The bill, which directs federal resources to prevention, treatment and recovery programs with proven track records, is a boon to people like Senators Rob Portman of Ohio and Kelly Ayotte of New Hampshire, Republicans who come from states with huge drug problems and who face tough re-election battles. “Traveling around my state, I can’t tell you the number of stories I’ve heard from people in New Hampshire and what they are facing, and the number of lives that are lost,” Ms. Ayotte said in one of several floor speeches in support of the bill.

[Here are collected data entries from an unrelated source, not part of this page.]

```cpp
template <class T>
__global__ __launch_bounds__(256) void k_splitk_epilogue(const GemmArgs g)
{
    __shared__ float red[GS_MAXG * 2];
    constexpr int RPB = 16;
    const int64_t nq = g.N / 4;
    const int cl = threadIdx.x & 63, rl = threadIdx.x >> 6;
    const int64_t cq = (int64_t)blockIdx.x * 64 + cl;
    const int64_t m0 = (int64_t)blockIdx.y * RPB;
    const bool okc = cq < nq;
    const int64_t n = (okc ? cq : 0) * 4;
    if (g.out_group_stats) {
        if (threadIdx.x < GS_MAXG * 2) red[threadIdx.x] = 0.f;
        __syncthreads();
    }
    float v[4][4];
#pragma unroll
    for (int i = 0; i < 4; ++i) { v[i][0] = 0.f; v[i][1] = 0.f; v[i][2] = 0.f; v[i][3] = 0.f; }
    if (okc) {
        for (int z0 = 0; z0 < g.splits; z0 += ZC / 2) {
            float4 a[ZC / 2][4];
#pragma unroll
            for (int u = 0; u < ZC / 2; ++u)
#pragma unroll
                for (int i = 0; i < 4; ++i) {
                    const int64_t m = m0 + rl + 4 * i;
                    if (z0 + u < g.splits && m < g.M) a[u][i] = *reinterpret_cast<const float4 *>(g.ws + ((int64_t)(z0 + u) * g.M + m) * g.N + n);
                }
#pragma unroll
            for (int u = 0; u < ZC / 2; ++u)
#pragma unroll
                for (int i = 0; i < 4; ++i) {
                    const int64_t m = m0 + rl + 4 * i;
                    if (z0 + u < g.splits && m < g.M) { v[i][0] += a[u][i].x; v[i][1] += a[u][i].y; v[i][2] += a[u][i].z; v[i][3] += a[u][i].w; }
                }
        }
    }
    float cs[8] = {0.f, 0.f, 0.f, 0.f, 0.f, 0.f, 0.f, 0.f};
#pragma unroll
    for (int i = 0; i < 4; ++i) {
        const int64_t m = m0 + rl + 4 * i;
        if (m >= g.M) break;
        if (okc) {
            float gate[4] = {0.f, 0.f, 0.f, 0.f};
            epilogue_store<T>(g, m, n, n, v[i], gate);
        }
        if (g.out_row_stats) {
            const float a = wave_sum_f(okc ? (v[i][0] + v[i][1]) + (v[i][2] + v[i][3]) : 0.f);
            const float b = wave_sum_f(okc ? (v[i][0] * v[i][0] + v[i][1] * v[i][1]) + (v[i][2] * v[i][2] + v[i][3] * v[i][3]) : 0.f);
            if (cl == 0) *reinterpret_cast<float2 *>(g.out_row_stats + ((int64_t)blockIdx.x * g.M + m) * 2) = make_float2(a, b);
        }
        if (okc) {
#pragma unroll
            for (int r = 0; r < 4; ++r) { cs[2 * r] += v[i][r]; cs[2 * r + 1] += v[i][r] * v[i][r]; }
        }
    }
    if (g.out_group_stats) {
        if (okc) {
#pragma unroll
            for (int r = 0; r < 4; ++r) {
                const int gi = (int)(n + r) / g.gn_cpg;
                __hip_atomic_fetch_add(red + 2 * gi, cs[2 * r], __ATOMIC_RELAXED, __HIP_MEMORY_SCOPE_WORKGROUP);
                __hip_atomic_fetch_add(red + 2 * gi + 1, cs[2 * r + 1], __ATOMIC_RELAXED, __HIP_MEMORY_SCOPE_WORKGROUP);
            }
        }
        __syncthreads();
        if (threadIdx.x < GS_MAXG * 2) {
            const float t = red[threadIdx.x];
            if (t != 0.f) unsafeAtomicAdd(g.out_group_stats + (m0 / g.rows_per_batch) * g.gn_groups * 2 + threadIdx.x, t);
        }
    }
}


constexpr int CS_RB = 32;
template <class T>
__global__ __launch_bounds__(256) void k_splitk_epilogue_cs(const GemmArgs g)
{
    __shared__ float red[16][16][8];
    constexpr int RPT = CS_RB / 16;
    const int64_t nq = g.N / 4;
    const int cl = threadIdx.x & 15, rl = threadIdx.x >> 4;
    const int64_t cq4 = (int64_t)blockIdx.x * 16 + cl;
    const int64_t m0 = (int64_t)blockIdx.y * CS_RB;
    const bool okc = cq4 < nq;
    const int64_t n = (okc ? cq4 : 0) * 4;
    float cs[8] = {0.f, 0.f, 0.f, 0.f, 0.f, 0.f, 0.f, 0.f};
    float v[RPT][4];
#pragma unroll
    for (int i = 0; i < RPT; ++i) { v[i][0] = 0.f; v[i][1] = 0.f; v[i][2] = 0.f; v[i][3] = 0.f; }
    if (okc) {
        uint2 rpre[RPT];
#pragma unroll
        for (int i = 0; i < RPT; ++i) {
            const int64_t m = m0 + rl + 16 * i;
            rpre[i] = (g.residual && m < g.M) ? *reinterpret_cast<const uint2 *>((const unsigned char *)g.residual + (m * g.ldr + n) * 2) : make_uint2(0u, 0u);
        }
        for (int z0 = 0; z0 < g.splits; z0 += ZC) {
            float4 a[ZC][RPT];
#pragma unroll
            for (int u = 0; u < ZC; ++u)
#pragma unroll
                for (int i = 0; i < RPT; ++i) {
                    const int64_t m = m0 + rl + 16 * i;
                    if (z0 + u < g.splits && m < g.M) a[u][i] = *reinterpret_cast<const float4 *>(g.ws + ((int64_t)(z0 + u) * g.M + m) * g.N + n);
                }
#pragma unroll
            for (int u = 0; u < ZC; ++u)
#pragma unroll
                for (int i = 0; i < RPT; ++i) {
                    const int64_t m = m0 + rl + 16 * i;
                    if (z0 + u < g.splits && m < g.M) { v[i][0] += a[u][i].x; v[i][1] += a[u][i].y; v[i][2] += a[u][i].z; v[i][3] += a[u][i].w; }
                }
        }
#pragma unroll
        for (int i = 0; i < RPT; ++i) {
            const int64_t m = m0 + rl + 16 * i;
            if (m >= g.M) break;
            float gate[4] = {0.f, 0.f, 0.f, 0.f};
            epilogue_store<T>(g, m, n, n, v[i], gate, &rpre[i]);
#pragma unroll
            for (int r = 0; r < 4; ++r) { cs[2 * r] += v[i][r]; cs[2 * r + 1] += v[i][r] * v[i][r]; }
        }
    }
#pragma unroll
    for (int j = 0; j < 8; ++j) red[rl][cl][j] = cs[j];
    __syncthreads();
    __shared__ float chs[64][2];
    if (threadIdx.x < 128) {
        const int c2 = threadIdx.x >> 3, j = threadIdx.x & 7;
        float o = 0.f;
#pragma unroll
        for (int r = 0; r < 16; ++r) o += red[r][c2][j];
        chs[c2 * 4 + (j >> 1)][j & 1] = o;
    }
    __syncthreads();
    if (m0 < g.M) {
        const int cpg = g.gn_cpg, G = (int)(g.N / cpg);
        const int n_base = (int)blockIdx.x * 64, n_hi = n_base + 64 < (int)g.N ? n_base + 64 : (int)g.N;
        const int g_first = n_base / cpg, ng = (n_hi - 1) / cpg - g_first + 1;
        if ((int)threadIdx.x < ng) {
            const int gg = g_first + threadIdx.x;
            const int c_lo = gg * cpg > n_base ? gg * cpg : n_base, c_hi = (gg + 1) * cpg < n_hi ? (gg + 1) * cpg : n_hi;
            float s1 = 0.f, s2 = 0.f;
            for (int c = c_lo; c < c_hi; ++c) { s1 += chs[c - n_base][0]; s2 += chs[c - n_base][1]; }
            const int64_t b = m0 / g.rows_per_batch, slab = (m0 - b * g.rows_per_batch) / CS_RB;
            const int half = gg * cpg < n_base ? 1 : 0;
            *reinterpret_cast<float2 *>(g.chan_parts + ((((b * g.cp_nslab + slab) * G + gg) * 2 + half) * 2)) = make_float2(s1, s2);
        }
    }
}


inline bool fuse_of(const GemmArgs &g) { return g.row_stats || g.out_row_stats || g.out_group_stats; }

template <class F>
void with_wave_tile(int ntw, int mt, F &&f)
{
    const auto with_mt = [&](auto ntw_) {
        if (mt == 4) f(ntw_, std::integral_constant<int, 4>{}); else if (mt == 3) f(ntw_, std::integral_constant<int, 3>{}); else f(ntw_, std::integral_constant<int, 2>{});
    };
    if (ntw == 5) with_mt(std::integral_constant<int, 5>{}); else with_mt(std::integral_constant<int, 4>{});
}

template <class T, int MODE, int NTW, bool FUSE>
void launch4(const GemmArgs &g, dim3 grid, hipStream_t s)
{
    constexpr size_t lds = 2 * (BM * 128 + 32 * NTW * 128);
    static gc::AttrOnce once;
    gc::ensure_dynamic_lds(once, (const void *)k_gemm<T, MODE, NTW, FUSE>, (int)lds);
    hipLaunchKernelGGL((k_gemm<T, MODE, NTW, FUSE>), grid, dim3(NT), lds, s, g);
}

template <class T, int MODE, int NTW, int MT, bool FUSE, bool CS = false, bool LEAN = false, int LNV = 0>
void launch8(const GemmArgs &g, dim3 grid, hipStream_t s)
{
    constexpr size_t lds = 3 * (64 * MT * 128 + 32 * NTW * 128) + ((FUSE || LNV >= 2) ? 64 * MT * 8 : 0) + (CS ? 32 * NTW * 16 : 0);
    static_assert(lds <= 160 * 1024, "LDS ring");
    static gc::AttrOnce once;
    gc::ensure_dynamic_lds(once, (const void *)k_gemm8<T, MODE, NTW, MT, FUSE, CS, LEAN, LNV>, (int)lds);
    hipLaunchKernelGGL((k_gemm8<T, MODE, NTW, MT, FUSE, CS, LEAN, LNV>), grid, dim3(512), lds, s, g);
}

inline bool ln_lean_producer_of(const GemmArgs &g, int mode, int splits)
{
    return g.out_row_stats && !g.row_stats && !g.out_group_stats && !g.chan_parts && splits == 1 && mode == 0 && g.K % 64 == 0 && !g.geglu &&
           g.act == 0 && !g.out_f32 && !g.out_t && g.out && g.N >= 4 && (!g.rowvec || g.rows_per_batch >= 256);
}
inline bool ln_lean_consumer_of(const GemmArgs &g, int mode, int splits)
{
    return g.row_stats && !g.out_row_stats && !g.out_group_stats && !g.chan_parts && splits == 1 && mode == 0 && g.K % 64 == 0 && g.N >= 4;
}
template <class T, int NTW, int MT>
void dispatch8ln_m(const GemmArgs &g, int lnv, bool lean, dim3 grid, hipStream_t s)
{
    if (lnv == 3) { if constexpr (NTW == 5) launch8<T, 3, 5, MT, false, false, false, 3>(g, grid, s); return; }
    if (lnv == 1) launch8<T, 3, NTW, MT, false, false, true, 1>(g, grid, s);
    else if (lean) launch8<T, 3, NTW, MT, false, false, true, 2>(g, grid, s);
    else launch8<T, 3, NTW, MT, false, false, false, 2>(g, grid, s);
}
template <class T>
void dispatch8ln(const GemmArgs &g, int lnv, bool lean, int ntw, int mt, dim3 grid, hipStream_t s)
{
    if (lnv == 2 && g.persist > 0 && ntw == 4 && mt == 4) { launch8p<T, 4, 4, 2>(g, g.persist, s); return; }
    if (mt == 1 && ntw == 4) { dispatch8ln_m<T, 4, 1>(g, lnv, lean, grid, s); return; }
    with_wave_tile(ntw, mt, [&](auto ntw_, auto mt_) { dispatch8ln_m<T, decltype(ntw_)::value, decltype(mt_)::value>(g, lnv, lean, grid, s); });
}

inline bool lean_of(const GemmArgs &g, int mode)
{
    return !g.geglu && g.act == 0 && !g.out_f32 && !g.out_t && g.out && mode != 1 && (mode != 0 || g.K % 64 == 0) && g.N >= 4 &&
           (!g.rowvec || g.rows_per_batch >= 256);
}
template <class T, int NTW, int MT>
void dispatch8lean_m(const GemmArgs &g, int mode, dim3 grid, hipStream_t s)
{
    if (mode == 0) launch8<T, 3, NTW, MT, false, false, true>(g, grid, s);
    else if (g.ups) launch8<T, 4, NTW, MT, false, false, true>(g, grid, s);
    else launch8<T, 2, NTW, MT, false, false, true>(g, grid, s);
}
template <class T>
void dispatch8lean(const GemmArgs &g, int mode, int ntw, int mt, dim3 grid, hipStream_t s)
{
    if (mt == 1 && ntw == 4 && mode == 0) { launch8<T, 3, 4, 1, false, false, true>(g, grid, s); return; }
    with_wave_tile(ntw, mt, [&](auto ntw_, auto mt_) { dispatch8lean_m<T, decltype(ntw_)::value, decltype(mt_)::value>(g, mode, grid, s); });
}

template <class T, int NTW, int MT>
void dispatch8cs_m(const GemmArgs &g, int mode, dim3 grid, hipStream_t s)
{
    if (mode == 0) launch8<T, 3, NTW, MT, false, true>(g, grid, s);
    else if (mode == 1) launch8<T, 1, NTW, MT, false, true>(g, grid, s);
    else launch8<T, 2, NTW, MT, false, true>(g, grid, s);
}
template <class T>
void dispatch8cs(const GemmArgs &g, int mode, int ntw, int mt, dim3 grid, hipStream_t s)
{
    with_wave_tile(ntw, mt, [&](auto ntw_, auto mt_) { dispatch8cs_m<T, decltype(ntw_)::value, decltype(mt_)::value>(g, mode, grid, s); });
}

template <class T, int NTW, int MT, bool FUSE>
void dispatch8m(const GemmArgs &g, int mode, dim3 grid, hipStream_t s)
{
    if constexpr (FUSE) {
        if (mode == 0) launch8<T, 3, NTW, MT, true>(g, grid, s);
        else if (mode == 1) launch8<T, 1, NTW, MT, true>(g, grid, s);
        else launch8<T, 2, NTW, MT, true>(g, grid, s);
    } else {
        if (mode == 0) { if (g.K % 64 == 0) launch8<T, 3, NTW, MT, false>(g, grid, s); else launch8<T, 0, NTW, MT, false>(g, grid, s); }
        else if (mode == 1) launch8<T, 1, NTW, MT, false>(g, grid, s);
        else if (g.ups) launch8<T, 4, NTW, MT, false>(g, grid, s); else launch8<T, 2, NTW, MT, false>(g, grid, s);
    }
}
template <class T, bool FUSE>
void dispatch8(const GemmArgs &g, int mode, int ntw, int mt, dim3 grid, hipStream_t s)
{
    if constexpr (!FUSE) {
        if (mt == 1 && ntw == 4 && mode == 0 && g.K % 64 == 0) { launch8<T, 3, 4, 1, false>(g, grid, s); return; }
        if (g.persist > 0 && ntw == 4 && mt == 4 && mode == 0) { launch8p<T, 4, 4>(g, g.persist, s); return; }
    }
    with_wave_tile(ntw, mt, [&](auto ntw_, auto mt_) { dispatch8m<T, decltype(ntw_)::value, decltype(mt_)::value, FUSE>(g, mode, grid, s); });
}

template <class T, bool FUSE>
void dispatch4(const GemmArgs &g, int mode, int ntw, dim3 grid, hipStream_t s)
{
    if (ntw == 5) {
        if (mode == 0) launch4<T, 0, 5, FUSE>(g, grid, s); else if (mode == 1) launch4<T, 1, 5, FUSE>(g, grid, s); else launch4<T, 2, 5, FUSE>(g, grid, s);
    } else {
        if (mode == 0) launch4<T, 0, 4, FUSE>(g, grid, s); else if (mode == 1) launch4<T, 1, 4, FUSE>(g, grid, s); else launch4<T, 2, 4, FUSE>(g, grid, s);
    }
}

}

using dng::GemmArgs;
void dn_gemm_launch_plain(const GemmArgs &g, int dtype, int mode, int ntw, int mt8, dim3 grid, hipStream_t s);
void dn_gemm_launch_fuse(const GemmArgs &g, int dtype, int mode, int ntw, int mt8, dim3 grid, hipStream_t s);
void dn_gemm_launch_fp8(const GemmArgs &g, int dtype, int mode, int ntw, int mt, dim3 grid, hipStream_t s);
void dn_gemm_launch_splitk_epilogue(const GemmArgs &g, int dtype, hipStream_t s);
void dn_gemm_launch_cs(const GemmArgs &g, int dtype, int mode, int ntw, int mt8, dim3 grid, hipStream_t s);
void dn_gemm_launch_splitk_epilogue_cs(const GemmArgs &g, int dtype, hipStream_t s);
void dn_gemm_launch_lean(const GemmArgs &g, int dtype, int mode, int ntw, int mt8, dim3 grid, hipStream_t s);
void dn_gemm_launch_ln(const GemmArgs &g, int dtype, int lnv, bool lean, int ntw, int mt8, dim3 grid, hipStream_t s);
```

Measured before the change: 10.83.

## Unify persistent GEMM walk into main body and extend it to convs and lean epilogues

Folds the separate persistent GEMM kernel into the main gemm8 body behind a PERSIST template flag. Each workgroup walks tiles in XCD order and prefetches the next tile's LDS ring before running the current epilogue. Persistence now also covers stride-1 3x3 convs, the lean and channel-stats epilogues, more tile shapes (mt8 >= 2) and much larger K. The aim is to cut launch and tail costs and overlap epilogue work with the next tile's loads across more of the denoiser. In exchange it adds code complexity, register pressure at occupancy 1, and an abort path for the unsupported 160x256 tile.

```diff
diff --git a/gaussctrl_amd/csrc/dn_gemm.hip b/gaussctrl_amd/csrc/dn_gemm.hip
--- a/gaussctrl_amd/csrc/dn_gemm.hip
+++ b/gaussctrl_amd/csrc/dn_gemm.hip
@@ -249,6 +249,7 @@
 }
 
 namespace {
+constexpr int64_t PERSIST_MAX_K = 9 * 1920;
 struct Route { Sel sel; int lnk, persist; };
 void route(const gc_gemm_desc *d, const GemmVariant &v, Route *r)
 {
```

Democrats wanted supplemental funding, just as they do to help Flint and to fight the Zika virus. But when the extra funding measure failed, the scope of the problem appears to have prevented them for making good on lukewarm threats to kill the larger drug bill. “I would vote for it with the clear knowledge that anyone who votes against the supplemental funding who tries to then take credit would be dishonest,” said Senator Richard J. Durbin of Illinois, the No. 2 Senate Democrat.
Ms. Ayotte and Mr. Portman cleverly voted for the failed supplemental funding measure, offered by Senator Jeanne Shaheen, Democrat of New Hampshire, who vowed to keep fighting for more money.
An epidemic of prescription painkiller abuse has swept the United States, with overdose deaths quadrupling since the late 1990s. The Centers for Disease Control and Prevention report that opioids — which include prescription pain medications and heroin — were involved in 28,648 deaths in 2014.
Some public health experts say there has been relatively little action at the federal level, with some agencies, such as the Food and Drug Administration, even making things worse by continuing to approve new opioids in a market flooded with them.